Le président français, Nicolas Sarkozy, a déclaré mercredi 3 septembre au cours de sa rencontre avec son homologue syrien, Bachar Assad, à Damas qu’il soutenait des négociations directes entre Israël et la Syrie, contrairement aux Etats-Unis, qui préfèrent que les contacts restent indirects. Sarkozy a ajouté que la France était prête à prendre un rôle actif dans ces négociations. Assad a précisé que dans le dernier stade des pourparlers, les Etats-Unis entreraient en jeu.
Au sujet de l’Iran, Sarkozy a indiqué qu’il ne fallait pas que l’Iran possède l’arme nucléaire : « L’arme nucléaire en Iran représenterait un danger pour la paix dans toute la région ». Le président syrien a dit que toute attaque sur l’Iran serait une « catastrophe », il a appelé à trouver une solution pacifique au conflit entre l’occident et Téhéran.
Sarkozy est le premier leader occidental à se rendre en Syrie depuis l’assassinat de l’ancien Premier ministre libanais, Rafik Hariri, en 2005. le Premier ministre turc, Recep Tayyip Erdogan, devrait voyager en Syrie cette semaine. Il participera à une rencontre au sommet tenue à Damas qui marquera la fin de l’isolation de la Syrie par la communauté internationale.
Mercredi matin 3, le journal libanais al-Hayat a rapporté des sources diplomatiques françaises selon lesquelles les négociations entre Israël et la Syrie reprendront ce dimanche 7 septembre. D’après le journal, le prochain tour des négociations sera très important et il portera sur les frontières entre les deux pays, sujet essentiel pour la Syrie.
Toujours d’après les diplomates français, les deux pays ne seraient pas d’accord sur la frontière. Israël souhaite que la frontière dans le Golan soit la frontière internationale fixée en 1923. La Syrie veut que la frontière soit celle qui existait avant la guerre des 6 jours, en juin 1967.
Alors qu’il existe des cartes indiquant la frontière internationale tracée par les Britanniques, qui contrôlaient la Palestine, et la France, qui contrôlait la Syrie, il n’y a aucune carte montrant où était la frontière avant la guerre des 6 jours.
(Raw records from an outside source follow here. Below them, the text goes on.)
template <int BN, int EPI, bool HALO>
__global__ void __launch_bounds__(TC_THREADS, 1)
gemm_tc_kernel(const __grid_constant__ CUtensorMap tmA_hi, const __grid_constant__ CUtensorMap tmA_lo,
               const __grid_constant__ CUtensorMap tmW_hi, const __grid_constant__ CUtensorMap tmW_lo,
               const __grid_constant__ CUtensorMap tmC0, const __grid_constant__ CUtensorMap tmC1, TcArgs a) {
  using S = TcSmem<BN>;
  constexpr bool POOLING = tc_pooling(EPI);
  constexpr int NSTAGE = HALO ? S::NSTAGE_HALO : S::NSTAGE;
  extern __shared__ unsigned char smem_raw[];
  unsigned char* smem = reinterpret_cast<unsigned char*>((reinterpret_cast<uintptr_t>(smem_raw) + 1023) & ~uintptr_t(1023));
  unsigned char* ring = HALO ? smem + 2 * a.halo_bytes : smem;
  constexpr int RING_STAGE = HALO ? S::W_STAGE_BYTES : S::STAGE_BYTES;
  unsigned char* tile_s = smem + a.op_bytes;
  uint64_t* bars = reinterpret_cast<uint64_t*>(tile_s + S::stage_tile_bytes(EPI));
  uint64_t* full = bars;
  uint64_t* empty = bars + NSTAGE;
  uint64_t* tile_full = bars + 2 * NSTAGE;
  uint64_t* tile_empty = tile_full + 2;
  uint64_t* halo_full = tile_empty + 2;
  uint64_t* halo_empty = halo_full + 2;
  volatile int* tile_idx = reinterpret_cast<volatile int*>(halo_empty + 2);
  float* cons = reinterpret_cast<float*>(reinterpret_cast<unsigned char*>(bars) + S::BAR_BYTES);

  const int warp = __shfl_sync(0xffffffffu, (int)(threadIdx.x >> 5), 0), lane = threadIdx.x & 31;
  const int wg = warp >> 2;
  const int num_tiles = a.m_tiles * a.n_tiles;
  const int kblocks = HALO ? a.wblocks : a.KW * a.cin_blocks;
  const int halo_box = a.halo_rows * 64, halo_cb = (a.cin + 31) / 32;

  if (threadIdx.x == 0) {
    for (int s = 0; s < NSTAGE; s++) {
      mbar_init(&full[s], 1);
      mbar_init(&empty[s], 1);
    }
    for (int c = 0; c < 2; c++) {
      mbar_init(&tile_full[c], 1);
      mbar_init(&tile_empty[c], 128);
      mbar_init(&halo_full[c], 1);
      mbar_init(&halo_empty[c], 1);
    }
    asm volatile("fence.mbarrier_init.release.cluster;" ::: "memory");
  }
  __syncthreads();

  if (wg == 0) {
    setmaxnreg_dec<HALO ? 48 : 40>();
    if (threadIdx.x == 0) {
      int stage = 0, phase = 0, next = 0;
      bool halo_next = false;
      for (int i = 0, tile = blockIdx.x;; i++) {
        const int c = i & 1;
        mbar_wait(&tile_empty[c], ((i >> 1) & 1) ^ 1);
        if (tile >= num_tiles) {
          tile_idx[c] = -1;
          mbar_arrive(&tile_full[c]);
          mbar_wait(&tile_empty[c ^ 1], (((i + 1) >> 1) & 1) ^ 1);
          tile_idx[c ^ 1] = -2;
          mbar_arrive(&tile_full[c ^ 1]);
          break;
        }
        tile_idx[c] = tile;
        mbar_arrive(&tile_full[c]);
        const int mt = tile / a.n_tiles, nt = tile - mt * a.n_tiles;
        const int m0 = mt * (EPI == TC_MAXPOOL3 ? a.tile_rows : TC_BM), n0 = nt * BN;
        if constexpr (HALO) {
          auto load_halo = [&](int cc, int r0) {
            unsigned char* hs = smem + cc * a.halo_bytes;
            mbar_expect_tx(&halo_full[cc], 2 * halo_cb * halo_box);
            for (int cb = 0; cb < halo_cb; cb++) {
              tma_load_2d(hs + cb * halo_box, &tmA_hi, cb * TC_BK, r0, &halo_full[cc]);
              tma_load_2d(hs + (halo_cb + cb) * halo_box, &tmA_lo, cb * TC_BK, r0, &halo_full[cc]);
            }
          };
          if (!halo_next) {
            mbar_wait(&halo_empty[c], ((i >> 1) & 1) ^ 1);
            load_halo(c, m0);
          }
          halo_next = false;
          next = POOLING ? (int)gridDim.x + (int)atomicAdd(&a.tile_ctr[0], 1u) : tile + (int)gridDim.x;
          const int next_m0 = next / a.n_tiles * (EPI == TC_MAXPOOL3 ? a.tile_rows : TC_BM);
          const uint32_t next_par = (((i + 1) >> 1) & 1) ^ 1;
          for (int kb = 0; kb < kblocks; kb++) {
            const long long t0 = clock64();
            for (;;) {
              if (!halo_next && next < num_tiles && mbar_test_wait(&halo_empty[c ^ 1], next_par)) {
                load_halo(c ^ 1, next_m0);
                halo_next = true;
              }
              if (mbar_test_wait(&empty[stage], phase ^ 1)) break;
              if (clock64() - t0 > 4000000000LL) __trap();
            }
            unsigned char* st = ring + stage * RING_STAGE;
            mbar_expect_tx(&full[stage], S::W_STAGE_BYTES);
            tma_load_2d(st, &tmW_hi, kb * TC_BK, n0, &full[stage]);
            tma_load_2d(st + S::W_BYTES, &tmW_lo, kb * TC_BK, n0, &full[stage]);
            if (++stage == NSTAGE) {
              stage = 0;
              phase ^= 1;
            }
          }
        }
        for (int j = 0; j < (HALO ? 0 : a.KW); j++) {
          for (int cb = 0; cb < a.cin_blocks; cb++) {
            mbar_wait(&empty[stage], phase ^ 1);
            unsigned char* st = smem + stage * S::STAGE_BYTES;
            mbar_expect_tx(&full[stage], S::STAGE_BYTES);
            const int kcol = (j * a.cin_blocks + cb) * TC_BK;
            tma_load_2d(st, &tmA_hi, cb * TC_BK, m0 + a.tap_off[j], &full[stage]);
            tma_load_2d(st + S::A_BYTES, &tmA_lo, cb * TC_BK, m0 + a.tap_off[j], &full[stage]);
            tma_load_2d(st + 2 * S::A_BYTES, &tmW_hi, kcol, n0, &full[stage]);
            tma_load_2d(st + 2 * S::A_BYTES + S::W_BYTES, &tmW_lo, kcol, n0, &full[stage]);
            if (++stage == NSTAGE) {
              stage = 0;
              phase ^= 1;
            }
          }
        }
        if (!HALO) next = POOLING ? (int)gridDim.x + (int)atomicAdd(&a.tile_ctr[0], 1u) : tile + (int)gridDim.x;
        tile = next;
      }
      if (POOLING) {
        __threadfence();
        if (atomicAdd(&a.tile_ctr[1], 1u) == gridDim.x - 1) {
          atomicExch(&a.tile_ctr[0], 0u);
          atomicExch(&a.tile_ctr[1], 0u);
        }
      }
    }
    return;
  }
  setmaxnreg_inc<HALO ? 224 : 232>();
  const int c = wg - 1, quad = warp & 3, et = threadIdx.x - 128 * wg;
  float* params = cons + c * S::consumer_floats(EPI);
  float* chunk = params + S::PARAM_FLOATS;
  float* pool_stage = chunk + S::CHUNK_FLOATS;
  const int bar = 1 + c, turn = 3 + c, turn_other = 3 + (c ^ 1), acc_free = 5 + c, acc_free_other = 5 + (c ^ 1);
  if (c == 1) {
    named_arrive(3, 256);
    if (!POOLING) named_arrive(5, 256);
  }
  for (int n = 0;; n++) {
    mbar_wait(&tile_full[c], n & 1);
    const int tile = tile_idx[c];
    mbar_arrive(&tile_empty[c]);
    if (tc_box_store(EPI) && tile >= 0 && (a.n_tiles > 1 || n == 0))
      tc_stage_params<BN, EPI>(a, params, bar, (tile - tile / a.n_tiles * a.n_tiles) * BN, et);
    named_sync(turn, 256);
    if (tile < 0) {
      if (tile == -1) {
        named_arrive(turn_other, 256);
        if (!POOLING) named_sync(acc_free, 256);
      }
      break;
    }
    const int pos = (2 * n + c) * kblocks;
    int stage = pos % NSTAGE, phase = (pos / NSTAGE) & 1;
    float acc[2][BN / 2];
#pragma unroll
    for (int i = 0; i < BN / 2; i++) acc[0][i] = acc[1][i] = 0.f;
    uint32_t htap = 0;
    int hch = 0;
    if constexpr (HALO) mbar_wait(&halo_full[c], n & 1);
    const uint32_t hs = smem_u32(smem + c * a.halo_bytes);
    for (int kb = 0; kb < kblocks; kb++) {
      mbar_wait(&full[stage], phase);
      const uint32_t sa = smem_u32(ring + stage * RING_STAGE);
      const uint32_t sw = HALO ? sa : sa + 2 * S::A_BYTES;
      const uint64_t w_hi = wg_desc_sw64(sw), w_lo = wg_desc_sw64(sw + S::W_BYTES);
      constexpr uint64_t HALF = (uint64_t)((64 * TC_BK * 2) >> 4);
      wg_fence_acc(acc[0]);
      wg_fence_acc(acc[1]);
      wg_fence();
#pragma unroll
      for (int ks = 0; ks < TC_BK / 16; ks++) {
        const uint64_t adv = (uint64_t)((ks * 32) >> 4);
        uint64_t a_hi, a_lo;
        if constexpr (HALO) {
          const uint32_t aa = hs + (uint32_t)(hch >> 5) * halo_box + (uint32_t)(hch & 31) * 2 + htap;
          a_hi = wg_desc_sw64(aa);
          a_lo = wg_desc_sw64(aa + halo_cb * halo_box);
          hch += 16;
          const bool next_tap = hch == a.cin;
          hch = next_tap ? 0 : hch;
          htap += next_tap ? a.dil * 64 : 0;
        } else {
          a_hi = wg_desc_sw64(sa) + adv;
          a_lo = wg_desc_sw64(sa + S::A_BYTES) + adv;
        }
#pragma unroll
        for (int h = 0; h < 2; h++) {
          wgmma_ss<BN>(acc[h], a_lo + h * HALF, w_hi + adv, (kb | ks) != 0);
          wgmma_ss<BN>(acc[h], a_hi + h * HALF, w_lo + adv, 1);
          wgmma_ss<BN>(acc[h], a_hi + h * HALF, w_hi + adv, 1);
        }
      }
      wg_commit();
      wg_wait<1>();
      wg_fence_acc(acc[0]);
      wg_fence_acc(acc[1]);
      if (kb > 0 && et == 0) mbar_arrive(&empty[stage == 0 ? NSTAGE - 1 : stage - 1]);
      if (++stage == NSTAGE) {
        stage = 0;
        phase ^= 1;
      }
    }
    named_arrive(turn_other, 256);
    wg_wait<0>();
    wg_fence_acc(acc[0]);
    wg_fence_acc(acc[1]);
    if (et == 0) mbar_arrive(&empty[stage == 0 ? NSTAGE - 1 : stage - 1]);
    if (HALO && et == 0) mbar_arrive(&halo_empty[c]);
    const int mt = tile / a.n_tiles, nt = tile - mt * a.n_tiles;
    const bool stage_params = a.n_tiles > 1 || n == 0;
    if constexpr (POOLING) {
      tc_pool_epilogue_tile<BN, EPI>(a, params, chunk, pool_stage, acc, bar, mt, nt * BN, quad, lane, et, stage_params);
    } else if constexpr (EPI == TC_CONV2D) {
      float* acc_s = reinterpret_cast<float*>(tile_s);
      named_sync(acc_free, 256);
#pragma unroll
      for (int h = 0; h < 2; h++) {
        const int r0 = 64 * h + 16 * quad + (lane >> 2);
#pragma unroll
        for (int j = 0; j < BN / 8; j++) {
          const int col = 8 * j + 2 * (lane & 3);
          *reinterpret_cast<float2*>(acc_s + r0 * S::ACC_LD + col) = make_float2(acc[h][4 * j], acc[h][4 * j + 1]);
          *reinterpret_cast<float2*>(acc_s + (r0 + 8) * S::ACC_LD + col) = make_float2(acc[h][4 * j + 2], acc[h][4 * j + 3]);
        }
      }
      named_sync(bar, 128);
      if (stage_params) tc_stage_params<BN, EPI>(a, params, bar, nt * BN, et);
      tc_conv2d_epilogue_tile<BN>(a, params, acc_s + et * S::ACC_LD, mt, nt * BN, quad, lane);
      named_arrive(acc_free_other, 256);
    } else {
      named_sync(acc_free, 256);
// ... 77 lines not shown
  }
  void* base = nullptr;
  if (cudaGetSymbolAddress(&base, g_tc_tile_ctr) != cudaSuccess) {
    set_error("gemm_tc: cannot address the tile counters");
    return nullptr;
  }
  return static_cast<unsigned*>(base) + 2 * slot;
}

static int tc_bn(const TcGemm& g) { return g.epi == TC_MAXPOOL3 || (g.Npad == 64 && g.epi == TC_BIAS_F32) ? 64 : 128; }
static int tc_halo_rows(const TcGemm& g) {
  return (TC_BM + (g.KW - ((g.KW * g.Cin) % 32 ? 0 : 1)) * g.dil + 7) / 8 * 8;
}
template <int BN>
static int tc_halo_smem(const TcGemm& g) { return TcSmem<BN>::total(g.epi, TcSmem<BN>::halo_op_bytes(g.Cin, tc_halo_rows(g))); }

bool gemm_tc_halo(const TcGemm& g) {
  if (g.tap_boxes || g.epi == TC_CONV2D || g.tap_off || g.KW < 2 || g.dil < 1 || g.Cin % 16 || g.Cin > 128 ||
      tc_halo_rows(g) > 256)
    return false;
  return (tc_bn(g) == 64 ? tc_halo_smem<64>(g) : tc_halo_smem<128>(g)) <= TC_SMEM_MAX;
}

Ainsi, malgré ses déclarations, la Syrie tend à être souple sur la question de la frontière.
Des sources à Jérusalem ont confié au journal Haaretz que le 5 e tour des négociations devait se tenir cette semaine en Turquie, mais qu’à cause de difficultés judiciaires dûes à la présence de Yoram Tourbovich dans l’équipe, la rencontre a été repoussée. On ne sait pas encore si une autre personne a été nommée à la place de Tourbovich, qui ne dirige plus l’équipe du bureau du Premier ministre. Par le passé, il a été décidé qu’une personne qui ne travaillait pas pour le gouvernement ne pouvait pas être l’envoyé du pays pour participer à des négociations de paix ni prendre en charge les discussions sur les frontières.
Les retards israéliens inquiètent les syriens et les turcs à cause du changement prochain de Premier ministre. Damas et Ankara craignent qu’il n’y ait pas de continuité dans les négociations et que les périodes de transition entre les différents Premiers ministres ne fassent du tort au dialogue.
Le président syrien a déclaré mardi 2 septembre que les pourparlers de paix avec Israël augmentaient les chances de paix. « Il y a aujourd’hui une chance pour la paix. Toutefois, nous ne pouvons pas dire que nous en sommes proches. Nous nous préparons à des négociations directes, quand nous en arriverons là, nous pourrons dire que nous avançons vers la paix. Pour l’instant nous n’avons qu’ouvert la porte », a dit Assad dans une interview sur la chaîne de télé Franc 3.